Он был странным. Очень странным. Его последние слова повергли меня в смятение. Он говорил так, будто музей безраздельно принадлежал ему. Однако его реакция на появление туристов вступала в противоречие с понятием собственности.

В то воскресенье я опоздал в общежитие к ужину. Покинув музей Прадо около восьми вечера, взбудораженный состоявшейся встречей, я прошел пешком до станции метро «Банко де Эспанья», предоставив короткому проливному дождю вернуть мне ощущение реальности. Прогулялся вдоль Пасео дель Прадо, огибая лужи и ориентируясь на мерцающие огоньки рождественских гирлянд. Промокнув до нитки и прячась от дождя под карнизами Музея Вооруженных сил и почтамта, я почувствовал себя превосходно. Настолько, что даже не возмутился, получив в столовой половину ломтя хлеба и небольшой кусок холодного цыпленка. Напротив, поблагодарил. У меня не было настроения ужинать в компании с другими студентами, но я умирал от голода. Я соорудил бутерброд и бегом поднялся к себе в комнату, чтобы съесть его. Снял промокшее пальто, принял душ и переоделся в домашнюю одежду. До библиотеки общежития я добрался поздно. К счастью, во время экзаменационной сессии она не закрывалась. Осмотрев стеллажи, я набрал книг по искусству и свалил их грудой на стол. Перед тем как отойти ко сну, я хотел собственными глазами убедиться, соответствует ли действительности хотя бы отчасти то, что рассказал мне словоохотливый маэстро из Прадо.

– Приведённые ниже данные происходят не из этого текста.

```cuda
__global__ void k_points_only(const float *__restrict__ pts, int64_t sc, int64_t sn, int64_t N, Calib cb,
                              float4 *__restrict__ xyz4) {
    int64_t i = (int64_t)blockIdx.x * blockDim.x + threadIdx.x;
    if (i >= N) return;
    V3 p = load_point(pts, sc, sn, i, cb);
    float in_cube = (p.x > -1.f && p.x < 1.f && p.y > -1.f && p.y < 1.f && p.z > -1.f && p.z < 1.f) ? 1.f : 0.f;
    xyz4[i] = make_float4(p.x, p.y, p.z, in_cube);
}

int run_points_only(const float *points, int64_t sc, int64_t sn, int64_t N, const float *h_calib,
                    float4 *xyz4, cudaStream_t stream) {
    Calib cb = make_calib(h_calib);
    k_points_only<<<(unsigned)((N + 255) / 256), 256, 0, stream>>>(points, sc, sn, N, cb, xyz4);
    ICON_LAUNCHED();
    return ICON_OK;
}

}

using namespace icon;

#ifdef ICON_SDF_STATS
extern "C" int icon_debug_sdf_stats(unsigned long long *out, int reset) {
    cudaMemcpyFromSymbol(out, icon::g_stats, sizeof(unsigned long long) * 8);
    if (reset) { unsigned long long z[8] = {0}; cudaMemcpyToSymbol(icon::g_stats, z, sizeof(z)); }
    return 0;
}
#endif

extern "C" int icon_set_sdf_policy(int force_ppw, int64_t ppw8_from, int64_t ppw32_from) {
    ICON_CHECK_ARG(force_ppw >= 0 && force_ppw <= 32 && (force_ppw & (force_ppw - 1)) == 0, "icon_set_sdf_policy: ppw in {0,1,2,4,8,16,32}");
    icon::g_sdf_ppw_force = force_ppw;
    if (ppw8_from >= 0) icon::g_sdf_ppw8_from = ppw8_from;
    if (ppw32_from >= 0) icon::g_sdf_ppw32_from = ppw32_from;
    return ICON_OK;
}

extern "C" int icon_set_sdf_bricks(int enable, int64_t max_entries) {
    ICON_CHECK_ARG(enable == 0 || enable == 1, "icon_set_sdf_bricks: enable must be 0 or 1");
    icon::g_sdf_bricks = enable;
    icon::g_brick_max_entries = max_entries > 0 ? max_entries : 0;
    return ICON_OK;
}

extern "C" int icon_sdf_brick_info(const void *mesh_ws, int V, int F, int64_t *out) {
    ICON_CHECK_ARG(mesh_ws && out && V > 0 && F > 0, "icon_sdf_brick_info: bad argument");
    MeshView m = mesh_view(mesh_ws, V, F);
    MeshHeader h;
    int32_t total = 0;
    ICON_CUDA(cudaDeviceSynchronize());
    ICON_CUDA(cudaMemcpy(&h, m.hdr, sizeof(h), cudaMemcpyDeviceToHost));
    if (h.brick_built) ICON_CUDA(cudaMemcpy(&total, m.boff + NBRICK, sizeof(total), cudaMemcpyDeviceToHost));
    out[0] = h.brick_built;
    out[1] = h.brick_overflow;
    out[2] = total;
    out[3] = m.brick_cap;
    {
        std::lock_guard<std::mutex> lk(icon::g_brick_mu);
        out[4] = icon::g_brick_builds;
    }
    return ICON_OK;
}

extern "C" int icon_sdf_only(const float *points, int64_t stride_c, int64_t stride_n, int64_t N,
                             const float *h_calib, const void *mesh_ws, int V, int F, float *rec,
                             int32_t *face, void *ws, size_t ws_bytes, icon_stream_t stream_) {
    cudaStream_t stream = (cudaStream_t)stream_;
    ICON_CHECK_ARG(N >= 0 && N < (int64_t)INT32_MAX, "icon_sdf_only: N=%lld out of range", (long long)N);
    if (N == 0) return ICON_OK;
    ICON_CHECK_ARG(points && h_calib && mesh_ws && rec && ws, "icon_sdf_only: null pointer");
    if (ws_bytes < sdf_ws_bytes(N)) {
        set_error("icon_sdf_only: workspace %zu < %zu", ws_bytes, sdf_ws_bytes(N));
        return ICON_ENOSPC;
    }
    MeshView m = mesh_view(mesh_ws, V, F);
    return run_sdf(points, stride_c, stride_n, N, h_calib, m, rec, face, ws, nullptr, stream);
}

extern "C" int icon_sdf_bruteforce(const float *points, int64_t stride_c, int64_t stride_n, int64_t N,
                                   const float *h_calib, const void *mesh_ws, int V, int F, float *rec,
                                   int32_t *face, icon_stream_t stream_) {
    cudaStream_t stream = (cudaStream_t)stream_;
    if (N == 0) return ICON_OK;
    ICON_CHECK_ARG(points && h_calib && mesh_ws && rec, "icon_sdf_bruteforce: null pointer");
    MeshView m = mesh_view(mesh_ws, V, F);
    Calib cb = make_calib(h_calib);
    k_sdf_brute<<<(unsigned)((N + 255) / 256), 256, 0, stream>>>(points, stride_c, stride_n, N, cb, m, rec, face);
    ICON_LAUNCHED();
    return ICON_OK;
}
```

Before: 547.9.

## Add warp-wide linear-bound face culling for 32-point warps and raise min-blocks

For warps that hold 32 points, a per-warp linear model of each point's sphere bound is fitted over the brick (slope g and offset beta). Each candidate face is tested against it using a direction-projected triangle extent. Faces that are provably farther than every point's bound are dropped before staging, which cuts exact distance tests. This adds per-face sqrt/divide work and extra warp reductions per chunk. It also sets a minimum-blocks launch bound of 8 for PPW=32, which may cap registers and cause spills. Stats instrumentation is compiled only under a debug macro.

```diff
diff --git a/icon_b200/csrc/face_tree.cuh b/icon_b200/csrc/face_tree.cuh
--- a/icon_b200/csrc/face_tree.cuh
+++ b/icon_b200/csrc/face_tree.cuh
@@ -107,13 +107,24 @@
 template <int PPW>
 struct NearestFace {
     static constexpr int REP = 32 / PPW;
+    static constexpr bool CULL = PPW == 32;
     const int lane;
     V3 p;
     float tol, tol_sup;
     float best = FLT_MAX;
     int bi = 0x7fffffff;
     float sb = 0.f, ub = 0.f;
+    V3 g;
+    float beta = 0.f;
     int staged = 0;
+#ifdef ICON_SDF_STATS
+    int n_sph = 0, n_exact = 0, n_win = 0;
+    int n_dead = 0;
+    bool last_sph = false;
+#define NF_STAT(x) x
+#else
+#define NF_STAT(x)
+#endif
 
     __device__ __forceinline__ NearestFace(V3 p_, float tol_, float tol_sup_)
         : lane(threadIdx.x & 31), p(p_), tol(tol_), tol_sup(tol_sup_) {}
@@ -149,16 +160,36 @@
         for (int k = 4 * node; k < min(4 * node + 4, t.F); ++k) try_face(t.tri_s + 3 * (size_t)k, __ldg(t.order + k));
     }
 
-    __device__ __forceinline__ void start_scan(float ubw) {
+    __device__ __forceinline__ static float warp_sum(float v) {
+        for (int o = 16; o; o >>= 1) v += __shfl_xor_sync(0xffffffffu, v, o);
+        return v;
+    }
+    __device__ __forceinline__ V3 box_offset(float4 wlo, float4 whi) const {
+        return mk3(p.x - 0.5f * (wlo.x + whi.x), p.y - 0.5f * (wlo.y + whi.y), p.z - 0.5f * (wlo.z + whi.z));
+    }
+    __device__ __forceinline__ void update_beta(float4 wlo, float4 whi) {
+        beta = warp_max(fminf(sb, ub) - dot3(g, box_offset(wlo, whi)));
+    }
+
+    __device__ __forceinline__ void start_scan(float ubw, float4 wlo, float4 whi) {
         sb = sphere_bound(best);
         ub = ubw * 1.00001f + tol;
+        if (!CULL) return;
+        const V3 o = box_offset(wlo, whi);
+        const float sx = warp_sum(o.x * o.x), sy = warp_sum(o.y * o.y), sz = warp_sum(o.z * o.z);
+        const float bx = warp_sum(o.x * sb), by = warp_sum(o.y * sb), bz = warp_sum(o.z * sb);
+        auto slope = [](float num, float den) { return den > 0.f ? fminf(fmaxf(num / den, -1.f), 1.f) : 0.f; };
+        g = mk3(slope(bx, sx), slope(by, sy), slope(bz, sz));
+        update_beta(wlo, whi);
     }
 
     __device__ __forceinline__ void test(const FaceTree &t, int k, float4 s, const float4 *tr) {
         const float dx = p.x - s.x, dy = p.y - s.y, dz = p.z - s.z;
         const float dd = fmaf(dz, dz, fmaf(dy, dy, dx * dx));
         const float l = sb + s.w;
+        NF_STAT(last_sph = false);
         if (dd > l * l) return;
+        NF_STAT(++n_sph; last_sph = true);
         const float4 r0 = tr[0], r1 = tr[1], r2 = tr[2];
         const V3 ab = mk3(r0.w, r1.x, r1.y), ac = mk3(r1.z, r1.w, r2.x);
         const float S1 = fmaf(dz, ab.z, fmaf(dy, ab.y, dx * ab.x));
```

Мне понадобилось пять минут, чтобы найти портрет папы Льва Х кисти Рафаэля Санти. И я понял, что доктор Фовел недостаточно ее расхваливал. Картина была прекрасной. Облик персонажей выражал напряженное ожидание. Казалось, можно услышать, о чем они шепчутся. Репродукция занимала три четверти листа энциклопедии, разложенной передо мной, и позволяла разглядеть, как понтифик, заложив пальцем страницы, многозначительно оставляет свободное место.

– Метафора «Apocalipsis nova», – прошептал я, словно сделав открытие.

Воодушевившись, я просмотрел предметные указатели в книгах, но за целый час не нашел ни единой ссылки на блаженного Амадея или его манускрипт. Зыбкое просветление стало рассеиваться, как призрак. «Точно, как сам Фовел», – промелькнула мысль. Я тотчас выбросил ее из головы и решил продолжить поиски в других направлениях. Опомнился я уже около двух часов ночи. Вокруг высились штабелями альбомы по искусству с репродукциями картин Рафаэля, Себастьяно дель Пьомбо и Леонардо, а также труды по истории Средних веков. За несколько часов я накопил больше вопросов, чем ответов, но узнал любопытные подробности о художнике, написавшем портрет Льва Х в тот же период времени, когда появилась «жемчужина Прадо». Меня удивило единодушие, с каким исследователи восхваляли раннее пробуждение таланта у божественного Рафаэля. Высказывалось предположение, будто он унаследовал дар от своего отца Джованни Санти, поэта и живописца из Умбрии, создателя алтарных образов. Он первым познакомил сына с многообразием изобразительных форм. Благодаря отцу Рафаэль, с детства приобщившийся к основам мастерства, совсем юным поступил учеником к Перуджино. Именно Перуджино открыл дорогу одаренному ученику во Флоренцию, мекку живописцев того времени. Очутившись во Флоренции, Рафаэль стал свидетелем бурного развития философии и культуры, которое поддерживал и вдохновлял Козимо Медичи-Старый, великий предок Льва Х. В новом для себя городе Рафаэль познакомился с гениальными соперниками – Микеланджело и Леонардо, а вскоре и сам занял место в авангарде грандиозного переворота в искусстве. Именно тогда Рафаэль начал снова и снова писать вариации образа, принесшего ему славу: Святое Семейство. Никто и никогда не писал больше столь прелестных мадонн – скромных, юных, прекрасных лицом и нежных. Они исполнены лиризма и земной сексуальности. Но вопреки религиозному канону Рафаэль почти всегда изображал Мадонну с двумя детьми. «Святой Иоанн и младенец Иисус не являются, как в раннесредневековой традиции, благочестивыми образами, закованными в латы святости», – прочитал я в одном из исследований. «Это живые дети, шаловливые и веселые. Вместе с тем ощущается их причастность к таинственной, сверхъестественной силе».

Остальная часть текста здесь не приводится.